First, check how many individuals and how many loci we have here:

dim(drum_vcf@gt)
[1] 7382  206

So, 7382 loci and 205 individuals. That means close to 1.5 million genotypes. So, if we want to break that up into read depth bins, we could put 50,000 in each bin and still have a large number of bins:

drum_binned <- infer_m(drum_vcf, minBin = 50000)
Preparing data structures for MCMC
Running MCMC
Tidying output
posteriors_plot(drum_binned$m_posteriors)

And we see a clear trend there.

Now, please use your own data set

If you have RAD data in vcf format lying around, please run it through whoa!

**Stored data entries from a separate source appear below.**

template <bool PLAIN>
__global__ void __launch_bounds__(64) vblur_combine_kernel(BlurArgs a)
{
    const int sub = blockIdx.y, level = a.level0 + sub / 3;
    const int rad = a.rad[level];
    const int W = a.w, H = a.h;
    const float *t = a.src + (size_t)sub * a.n;
    const float *sfave = a.sfave + (size_t)sub * a.n;
    float *coef = a.coef + (size_t)sub * a.n;
    const int col = blockIdx.x * 64 + threadIdx.x;
    if (col >= W) return;
    const size_t nv4 = (a.n / 4) * 4;
    const float eps = 0.01f;
    const bool vec = PLAIN ? true : col < (W / 4) * 4;
    float *plain_dst = PLAIN ? a.dst + (size_t)sub * a.n : nullptr;
    float tv = 0.f;
    float lenf = (float)(rad + 1);
    int leni = rad + 1;
    float rlen = 0.f;
    auto commit = [&](int row, float sfd, float sf, float c) {
        const size_t i = (size_t)row * W + col;
        if (plain_dst) { plain_dst[i] = sfd; return; }
        const float num = sqr(sfd) + sqr(sf), den = sfd + sf + eps;
        coef[i] = i < nv4 ? c * num / den : c * (num / den);
    };
    int row = 0;
    for (; row <= rad && row < H; ++row) {
        if (row == 0) {
            if (vec) {
                tv = t[col];
                for (int i = 1; i <= rad; i++) tv = tv + t[(size_t)i * W + col];
                tv = tv / lenf;
            } else {
                tv = t[col] / leni;
                for (int i = 1; i <= rad; i++) tv += t[(size_t)i * W + col] / leni;
            }
        } else if (vec) {
            const float lenp1 = lenf + 1.f;
            tv = (tv * lenf + t[(size_t)(row + rad) * W + col]) / lenp1;
            lenf = lenp1;
        } else {
            tv = (tv * leni + t[(size_t)(row + rad) * W + col]) / (leni + 1);
            leni++;
        }
        const size_t i = (size_t)row * W + col;
        commit(row, tv, PLAIN ? 0.f : sfave[i], PLAIN ? 0.f : coef[i]);
    }
    rlen = 1.f / lenf;
    const int steady_end = H - rad;
    constexpr int VB = PLAIN ? 24 : 8;
    float hi[VB], lo[VB], sf[VB], c[VB], nhi[VB], nlo[VB], nsf[VB], nc[VB];
    auto fetch = [&](int r, float *h_, float *l_, float *s_, float *c_) {
#pragma unroll
        for (int k = 0; k < VB; ++k) {
            h_[k] = t[(size_t)(r + k + rad) * W + col];
            l_[k] = t[(size_t)(r + k - rad - 1) * W + col];
            s_[k] = PLAIN ? 0.f : sfave[(size_t)(r + k) * W + col];
            c_[k] = PLAIN ? 0.f : coef[(size_t)(r + k) * W + col];
        }
    };
    if (row + VB <= steady_end) fetch(row, hi, lo, sf, c);
    for (; row + VB <= steady_end; row += VB) {
        const bool more = row + 2 * VB <= steady_end;
        fetch(more ? row + VB : row, nhi, nlo, nsf, nc);
#pragma unroll
        for (int k = 0; k < VB; ++k) {
            const float d = hi[k] - lo[k];
            tv = vec ? tv + d * rlen : tv + d / leni;
            commit(row + k, tv, sf[k], c[k]);
        }
#pragma unroll
        for (int k = 0; k < VB; ++k) { hi[k] = nhi[k]; lo[k] = nlo[k]; sf[k] = nsf[k]; c[k] = nc[k]; }
    }
    for (; row < steady_end; ++row) {
        const float d = t[(size_t)(row + rad) * W + col] - t[(size_t)(row - rad - 1) * W + col];
        tv = vec ? tv + d * rlen : tv + d / leni;
        const size_t i = (size_t)row * W + col;
        commit(row, tv, PLAIN ? 0.f : sfave[i], PLAIN ? 0.f : coef[i]);
    }
    for (; row < H; ++row) {
        if (vec) {
            const float lenm1 = lenf - 1.f;
            tv = (tv * lenf - t[(size_t)(row - rad - 1) * W + col]) / lenm1;
            lenf = lenm1;
        } else {
            tv = (tv * leni - t[(size_t)(row - rad - 1) * W + col]) / (leni - 1);
            leni--;
        }
        const size_t i = (size_t)row * W + col;
        commit(row, tv, PLAIN ? 0.f : sfave[i], PLAIN ? 0.f : coef[i]);
    }
}

static int flat_grid(long long n, int cap) { long long g = (n + 255) / 256; return (int)(g < cap ? g : cap); }

hipError_t launch_gamma_lut(float *lut, float gamma, float start, float slope, float divisor, float factor, hipStream_t s)
{
    hipLaunchKernelGGL(gamma_lut_kernel, dim3(256), dim3(256), 0, s, lut, gamma, start, slope, divisor, factor);
    return hipGetLastError();
}
static bool dn_lds_shape(const DnPixArgs &a, const float *lut, int *cus)
{
    if (a.lab_mode || !(a.gam > 1.f) || (long long)a.w * a.h < (1 << 22) || (reinterpret_cast<uintptr_t>(lut) & 15) || a.no_lds_lut || !device_block_fits(LUT_LDS_N * (int)sizeof(float), 1024)) return false;
    int dev = 0;
    *cus = 256;
    if (hipGetDevice(&dev) == hipSuccess) (void)hipDeviceGetAttribute(cus, hipDeviceAttributeMultiprocessorCount, dev);
    if (a.cu_reserve > 0) *cus = *cus - a.cu_reserve > 1 ? *cus - a.cu_reserve : 1;
    return true;
}
hipError_t launch_rgb2yuv(const DnPixArgs &a, hipStream_t s)
{
    int cus;
    if (dn_lds_shape(a, a.gamcurve, &cus)) {
        const size_t lds = (size_t)LUT_LDS_N * sizeof(float);
        hipError_t e = hipFuncSetAttribute(reinterpret_cast<const void *>(rgb2yuv_lds_kernel), hipFuncAttributeMaxDynamicSharedMemorySize, (int)lds);
        if (e != hipSuccess) return e;
        hipLaunchKernelGGL(rgb2yuv_lds_kernel, dim3(cus < a.h ? cus : a.h), dim3(1024), lds, s, a);
        return hipGetLastError();
    }
    hipLaunchKernelGGL(rgb2yuv_kernel, image_grid(a.w, a.h), dim3(256), 0, s, a);
    return hipGetLastError();
}
hipError_t launch_yuv2rgb(const DnPixArgs &a, hipStream_t s)
{
    int cus;
    if (dn_lds_shape(a, a.igamcurve, &cus)) {
        const size_t lds = (size_t)LUT_LDS_N * sizeof(float);
        hipError_t e = hipFuncSetAttribute(reinterpret_cast<const void *>(yuv2rgb_lds_kernel), hipFuncAttributeMaxDynamicSharedMemorySize, (int)lds);
        if (e != hipSuccess) return e;
        hipLaunchKernelGGL(yuv2rgb_lds_kernel, dim3(cus < a.h ? cus : a.h), dim3(1024), lds, s, a);
        return hipGetLastError();
    }
    hipLaunchKernelGGL(yuv2rgb_kernel, image_grid(a.w, a.h), dim3(256), 0, s, a);
    return hipGetLastError();
}
hipError_t launch_mad(const float *bands, size_t n, int nsub, int *histo, float *out, hipStream_t s)
{
    int *scr = histo + (size_t)nsub * 65536;
    hipError_t e = hipMemsetAsync(histo, 0, ((size_t)nsub * 65536 + (size_t)nsub * MAD_SCRATCH_INTS_PER_BAND) * sizeof(int), s);
    if (e != hipSuccess) return e;
    hipLaunchKernelGGL(mad_sample_kernel, dim3(64, nsub), dim3(256), 0, s, bands, n, scr);
    hipLaunchKernelGGL(mad_pick_kernel, dim3(nsub), dim3(256), 0, s, scr);
    hipLaunchKernelGGL(mad_window_kernel, dim3(flat_grid((long long)n, MAD_GRID), nsub), dim3(256), 0, s, bands, n, scr);
    hipLaunchKernelGGL(mad_window_finish_kernel, dim3(nsub), dim3(64), 0, s, scr, (int)n, out);
    hipLaunchKernelGGL(mad_hist_kernel, dim3(flat_grid((long long)n, MAD_GRID), nsub), dim3(256), 0, s, bands, n, histo, (const int *)scr);
    hipLaunchKernelGGL(mad_finish_kernel, dim3(nsub), dim3(256), 0, s, (const int *)histo, (int)n, out, (const int *)scr);
    return hipGetLastError();
}
hipError_t launch_shrink_sf(const ShrinkArgs &a, int nsub, bool ab, hipStream_t s)
{
    dim3 grid(flat_grid((long long)a.n, 1024), nsub);
    if (ab) hipLaunchKernelGGL(shrink_sf_AB_kernel, grid, dim3(256), 0, s, a);
    else hipLaunchKernelGGL(shrink_sf_L_kernel, grid, dim3(256), 0, s, a);
    return hipGetLastError();
}
hipError_t launch_bishrink_AB(const ShrinkArgs &a, int nsub, hipStream_t s)
{
    hipLaunchKernelGGL(bishrink_AB_kernel, dim3(flat_grid((long long)a.n, 1024), nsub), dim3(256), 0, s, a);
    return hipGetLastError();
}
hipError_t launch_hblur(const BlurArgs &a, int nsub, hipStream_t s)
{
    int maxr = 0;
    for (int l = 0; l < 10; ++l) maxr = a.rad[l] > maxr ? a.rad[l] : maxr;
    if (maxr > HBLUR_MAX_RADIUS) return hipErrorInvalidValue;
    if (maxr > 63) {
        const size_t lds = ((size_t)HB_ROWS * (HBB_COLS + 2 * maxr + 3) + (size_t)HB_ROWS * (HBB_COLS + 1)) * sizeof(float);
        hipError_t e = hipFuncSetAttribute(reinterpret_cast<const void *>(hblur_big_kernel), hipFuncAttributeMaxDynamicSharedMemorySize, (int)lds);
        if (e != hipSuccess) return e;
        hipLaunchKernelGGL(hblur_big_kernel, dim3((a.h + HB_ROWS - 1) / HB_ROWS, nsub), dim3(64), lds, s, a);
        return hipGetLastError();
    }
    const dim3 grid((a.h + HB_ROWS - 1) / HB_ROWS, nsub);
    if (maxr <= 15) {
        if (a.steady_div) hipLaunchKernelGGL((hblur_kernel<15, true>), grid, dim3(64), 0, s, a);
        else hipLaunchKernelGGL((hblur_kernel<15, false>), grid, dim3(64), 0, s, a);
    } else {
        if (a.steady_div) hipLaunchKernelGGL((hblur_kernel<63, true>), grid, dim3(64), 0, s, a);
        else hipLaunchKernelGGL((hblur_kernel<63, false>), grid, dim3(64), 0, s, a);
    }
    return hipGetLastError();
}
hipError_t launch_vblur_combine(const BlurArgs &a, int nsub, hipStream_t s)
{
    if (a.plain) hipLaunchKernelGGL(vblur_combine_kernel<true>, dim3((a.w + 63) / 64, nsub), dim3(64), 0, s, a);
    else hipLaunchKernelGGL(vblur_combine_kernel<false>, dim3((a.w + 63) / 64, nsub), dim3(64), 0, s, a);
    return hipGetLastError();
}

Note that if you have multiple, genetically distinct populations in your VCF, you can select individuals from just one population by indexing them out of the vcfR object. For example, if we wanted only a subset of samples from the drum VCF file we could do like this:

sams <- c("AR_001", 
          "AR_003",
          "AR_004",
          "AR_005",
          "AR_008",
          "AR_010",
          "AR_012",
          "AR_014",
          "AR_015",
          "AR_016")
drum_subset <- drum_vcf[, c("FORMAT", sams)]
# check the dimensions of the genotypes in that object:
dim(drum_subset@gt)
[1] 7382   11

Notice how you have to include the column “FORMAT” when you index the object. This is critical—that is the column that tells you how all the auxillary information that comes with the genotypes (like read depths and quality scores) is formatted.